I usually do, and i already thought about that. But, why use a condom if it isn't necessary? Also, can I shoot my load through the condom?


----------



## GaryFish (Sep 7, 2007)

tape over the barrel.


----------



## lunkerhunter2 (Nov 3, 2007)

PBH said:


> I usually do, and i already thought about that. But, why use a condom if it isn't necessary? Also, can I shoot my load through the condom?
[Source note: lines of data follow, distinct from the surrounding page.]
# LuZWCHA/MLIC

Measured on AMD Instinct MI355X. Metric: images/sec (enc+dec) at 1920×1088 MLICPP_L, 1/2/4/8 GPU; bpp/PSNR Δ vs ref, higher is better.
Workload: dtype f32 (dense convs: f32 via split-fp16 MFMA, 3 terms); 1 GPU; config 2: MLICPP_L compress+decompress of 1920x1088 images (full rANS bitstreams, inputs resident in HBM); model=MLICPP_L, global_batch=32, per_gpu_images=32, weights=rate set(s) [1] of synthetic.RATE_LAMBDAS, parallelism=image-sharded x1 (no cross-GPU context), request_streams=4, schedule=each request stream runs its K steps back to back (no per-step join)

## Files before the change

include/mlic_hip.h:

```cpp
#ifndef MLIC_HIP_H
#define MLIC_HIP_H
#include <stddef.h>
#include <stdint.h>

#ifdef __cplusplus
extern "C" {
#endif

typedef struct mlic_model mlic_model;

const char* mlic_last_error(void);
const char* mlic_version(void);

int mlic_create(const char* model_name, int n, const char* const* names, const float* const* ptrs,
                const int64_t* shapes, const int* ndims, void* stream, mlic_model** out);
int mlic_destroy(mlic_model* m);

int mlic_forward(mlic_model* m, void* stream, const float* x, int B, int H, int W, float* x_hat, float* y_lik,
                 float* z_lik, float vbr_scale);
int mlic_forward_v(mlic_model* m, void* stream, const float* x, int B, int H, int W, float* x_hat, float* y_lik,
                   float* z_lik, const float* vbr_scales);

int mlic_set_entropy_tables(mlic_model* m, const int32_t* gc_cdf, const int32_t* gc_len, const int32_t* gc_off,
                            int gc_n, int gc_stride, const int32_t* eb_cdf, const int32_t* eb_len,
                            const int32_t* eb_off, int eb_n, int eb_stride);

int mlic_set_lanes(mlic_model* m, int lanes);
int mlic_set_priority_base(mlic_model* m, int base);
int mlic_compress(mlic_model* m, void* stream, const float* x, int B, int H, int W, float vbr_scale);
int mlic_compress_v(mlic_model* m, void* stream, const float* x, int B, int H, int W, const float* vbr_scales);
int mlic_encoded_size(mlic_model* m, int b, size_t* y_len, size_t* z_len);
int mlic_encoded_copy(mlic_model* m, int b, uint8_t* y, uint8_t* z);
int mlic_encoded_streams(mlic_model* m, int b, int64_t* n_y, int64_t* n_z, int32_t* y_sym, int32_t* y_idx,
                         int32_t* z_sym);
int mlic_encoded_bits(mlic_model* m, int b, double* y_bits, double* z_bits);
int mlic_batch_stream(mlic_model* m, int first, int count, uint8_t* out, size_t cap, size_t* len);
int mlic_decompress_batch_stream(mlic_model* m, void* stream, const uint8_t* y, size_t y_len, const uint8_t* const* z,
                                 const size_t* z_len, int B, int hz, int wz, float* x_hat, const float* vbr_scales);
int mlic_decompress(mlic_model* m, void* stream, const uint8_t* const* y, const size_t* y_len,
                    const uint8_t* const* z, const size_t* z_len, int B, int hz, int wz, float* x_hat,
                    float vbr_scale);
int mlic_decompress_v(mlic_model* m, void* stream, const uint8_t* const* y, const size_t* y_len,
                      const uint8_t* const* z, const size_t* z_len, int B, int hz, int wz, float* x_hat,
                      const float* vbr_scales);

int mlic_forward_g(mlic_model* m, void* stream, const float* x, int B, int H, int W, float* x_hat, float* y_lik,
                   float* z_lik, const float* gain_plane);
int mlic_compress_g(mlic_model* m, void* stream, const float* x, int B, int H, int W, const float* gain_plane);
int mlic_decompress_g(mlic_model* m, void* stream, const uint8_t* const* y, const size_t* y_len,
                      const uint8_t* const* z, const size_t* z_len, int B, int hz, int wz, float* x_hat,
                      const float* gain_plane);
int mlic_image_roi_levels_u8(void* stream, const uint8_t* mask, const int64_t* mask_strides, int B, int H, int W, int lo,
                             int hi, uint8_t* levels);
int mlic_roi_gain_plane(void* stream, const uint8_t* levels, int B, int hz, int wz, const float* gains_host,
                        int n_levels, float* g);
int mlic_image_sq_err_roi_u8(void* stream, const uint8_t* a, const int64_t* a_strides, const uint8_t* b,
                             const int64_t* b_strides, const uint8_t* mask, const int64_t* mask_strides, int B, int H,
                             int W, uint64_t* out);

int mlic_run_module(mlic_model* m, void* stream, const char* which, int idx, const float* in0, const float* in1,
                    int B, int Cin, int H, int W, float* out);
int mlic_workspace_bytes(mlic_model* m, size_t* arena, size_t* weights);

int mlic_set_precision(mlic_model* m, int precision);
int mlic_set_synthesis_precision(mlic_model* m, int mode);
int mlic_set_poison(mlic_model* m, int on);
int mlic_set_kernel_option(const char* name, int value);
int mlic_get_kernel_option(const char* name, int* value);
int mlic_ab_families(int* built);
int mlic_range_fallbacks(mlic_model* m, int64_t* forward_full, int64_t* forward_gs, int64_t* decompress_gs,
                         int reset);
int mlic_set_profiling(mlic_model* m, int on);
int mlic_profile_read(mlic_model* m, int cat, int64_t* launches, double* ms, double* flops, double* bytes);
int mlic_profile_layers(mlic_model* m, char* buf, size_t cap, size_t* written);
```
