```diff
+#pragma unroll
+    for (int T = 0; T < 2; ++T) {
+        if (qrow[T] >= nq) continue;
+        const float inv = 1.f / l_run[T];
+        float* op = a.out + (long)z * a.out_bstride + (long)qrow[T] * a.ldo + head * 64;
+#pragma unroll
+        for (int g = 0; g < 4; ++g) {
+            const float4 w0 = make_float4(o0[T][4 * g] * inv, o0[T][4 * g + 1] * inv, o0[T][4 * g + 2] * inv, o0[T][4 * g + 3] * inv);
+            const float4 w1 = make_float4(o1[T][4 * g] * inv, o1[T][4 * g + 1] * inv, o1[T][4 * g + 2] * inv, o1[T][4 * g + 3] * inv);
+            *reinterpret_cast<float4*>(op + 8 * g + 4 * hh) = w0;
+            *reinterpret_cast<float4*>(op + 32 + 8 * g + 4 * hh) = w1;
+        }
+    }
+}
+
+hipError_t launch_flash_attn_bx2(const AttnArgs& a, hipStream_t s) {
+    static size_t lds_dma[IM_MAX_DEVICES] = {0};
+    if (!a.planes) return hipErrorInvalidValue;
+    if (hipError_t e = ensure_dyn_lds(reinterpret_cast<const void*>(&flash_attn_bx2_kernel), D_LDS, lds_dma); e != hipSuccess) return e;
+    hipLaunchKernelGGL(flash_attn_bx2_kernel, dim3(((a.n_max + 255) / 256) * a.heads * a.batch), dim3(256), D_LDS, s, a);
+    return hipGetLastError();
+}
+
+}
diff --git a/icepy4d_amd/csrc/capi.hip b/icepy4d_amd/csrc/capi.hip
--- a/icepy4d_amd/csrc/capi.hip
+++ b/icepy4d_amd/csrc/capi.hip
@@ -119,7 +119,7 @@
     AttnArgs a;
     a.q = d_q; a.k = d_k; a.v = d_v; a.hstride = (long)n_max * 64; a.bstride = a.hstride * heads;
     a.out = d_out; a.ldo = heads * 64; a.out_bstride = (long)n_max * a.ldo;
-    a.n_ptr = d_n; a.n_max = n_max; a.batch = batch; a.heads = heads; a.cross = cross & 1; a.f32_form = (cross >> 1) & 1; a.scale = scale;
+    a.n_ptr = d_n; a.n_max = n_max; a.batch = batch; a.heads = heads; a.cross = cross & 1; a.f32_form = (cross >> 1) & 1; a.one_tile = (cross >> 3) & 1; a.any_width = 1; a.scale = scale;
     im_ctx::StageScratch& sc = ctx->scratch;
     const bool wants_planes = !(cross & 4) && !a.f32_form;
     IM_GROW(ctx, ctx->grow(sc.attn_part, attn_part_floats(n_max, batch, heads) * sizeof(float), "stage_attn_part"), -11, "im_flash_attn: out of device memory");
diff --git a/icepy4d_amd/csrc/kernels.h b/icepy4d_amd/csrc/kernels.h
--- a/icepy4d_amd/csrc/kernels.h
+++ b/icepy4d_amd/csrc/kernels.h
@@ -68,17 +68,20 @@
     float* part = nullptr;
     int* counters = nullptr;
     void* planes = nullptr;
+    int one_tile = 0; int any_width = 0; int wide_elsewhere = 0;
     int f32_form = 0;
     unsigned long long* clock = nullptr;
 };
 static constexpr int CLOCK_PROBE_SLOTS = 4096;
 static constexpr int ATTN_MAX_SPLIT = 4;
+static constexpr int ATTN_WIDE_Q = 2048;
 inline size_t attn_part_floats(int n_max, int batch, int heads) { return (size_t)ATTN_MAX_SPLIT * batch * heads * n_max * 66; }
 inline size_t attn_planes_bytes(int n_max, int batch, int heads) { return (size_t)2 * batch * heads * n_max * 384; }
 inline size_t attn_counter_ints(int n_max, int batch, int heads) { return (size_t)batch * heads * ((n_max + 127) / 128); }
 hipError_t launch_flash_attn(const AttnArgs& a, hipStream_t s);
 hipError_t launch_attn_planes(const AttnArgs& a, hipStream_t s);
 hipError_t launch_flash_attn_bx(const AttnArgs& a, hipStream_t s);
+hipError_t launch_flash_attn_bx2(const AttnArgs& a, hipStream_t s);
 
 struct ConvArgs {
     const float* in = nullptr;
```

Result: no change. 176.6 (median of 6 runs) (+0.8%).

It depends on how powerful your load is. Most people don't have any trouble though. o-||


----------



## luv2fsh&hnt (Sep 22, 2007)

lunkerhunter2 said:


> PBH said:
> 
> 
> > I usually do, and i already thought about that. But, why use a condom if it isn't necessary? Also, can I shoot my load through the condom?
> ...


 :shock: :shock: :shock: :shock: :shock: :shock: 
8) 8) 8) 8) 8) 8)


----------



## wirehair (Aug 2, 2010)

I always put a piece of electrical tape over the barrel during storms. One time while I was sighting my rifle in, I tried it a couple times to see how it affects accuracy. No change. The air pressure blows it off and the bullet doesn't touch it. Shouldn't hurt a thing.


----------



## DeadI (Sep 12, 2007)

lunkerhunter2 said:


> PBH said:
> 
> 
> > I usually do, and i already thought about that. But, why use a condom if it isn't necessary? Also, can I shoot my load through the condom?
> ...


 *()* ROTFLMAO


----------



## DeadI (Sep 12, 2007)

lunkerhunter2 said:


> PBH said:
> 
> 
> > I usually do, and i already thought about that. But, why use a condom if it isn't necessary? Also, can I shoot my load through the condom?
> ...


ROTFLMAO


----------



## Bo0YaA (Sep 29, 2008)

I use small water balloons, they are a lot cheaper then condoms lol.


----------



## PBH (Nov 7, 2007)

Bo0YaA said:


> I use small water balloons, they are a lot cheaper then condoms lol.


sure, but what about for your muzzleloader? How do you keep it dry?


----------



## Bo0YaA (Sep 29, 2008)

hahahah nice!! should have seen that one coming lol


----------



## PBH (Nov 7, 2007)

Finger Cot: http://en.wikipedia.org/wiki/Finger_cot

Just go raid your First Aid kit from work!!


----------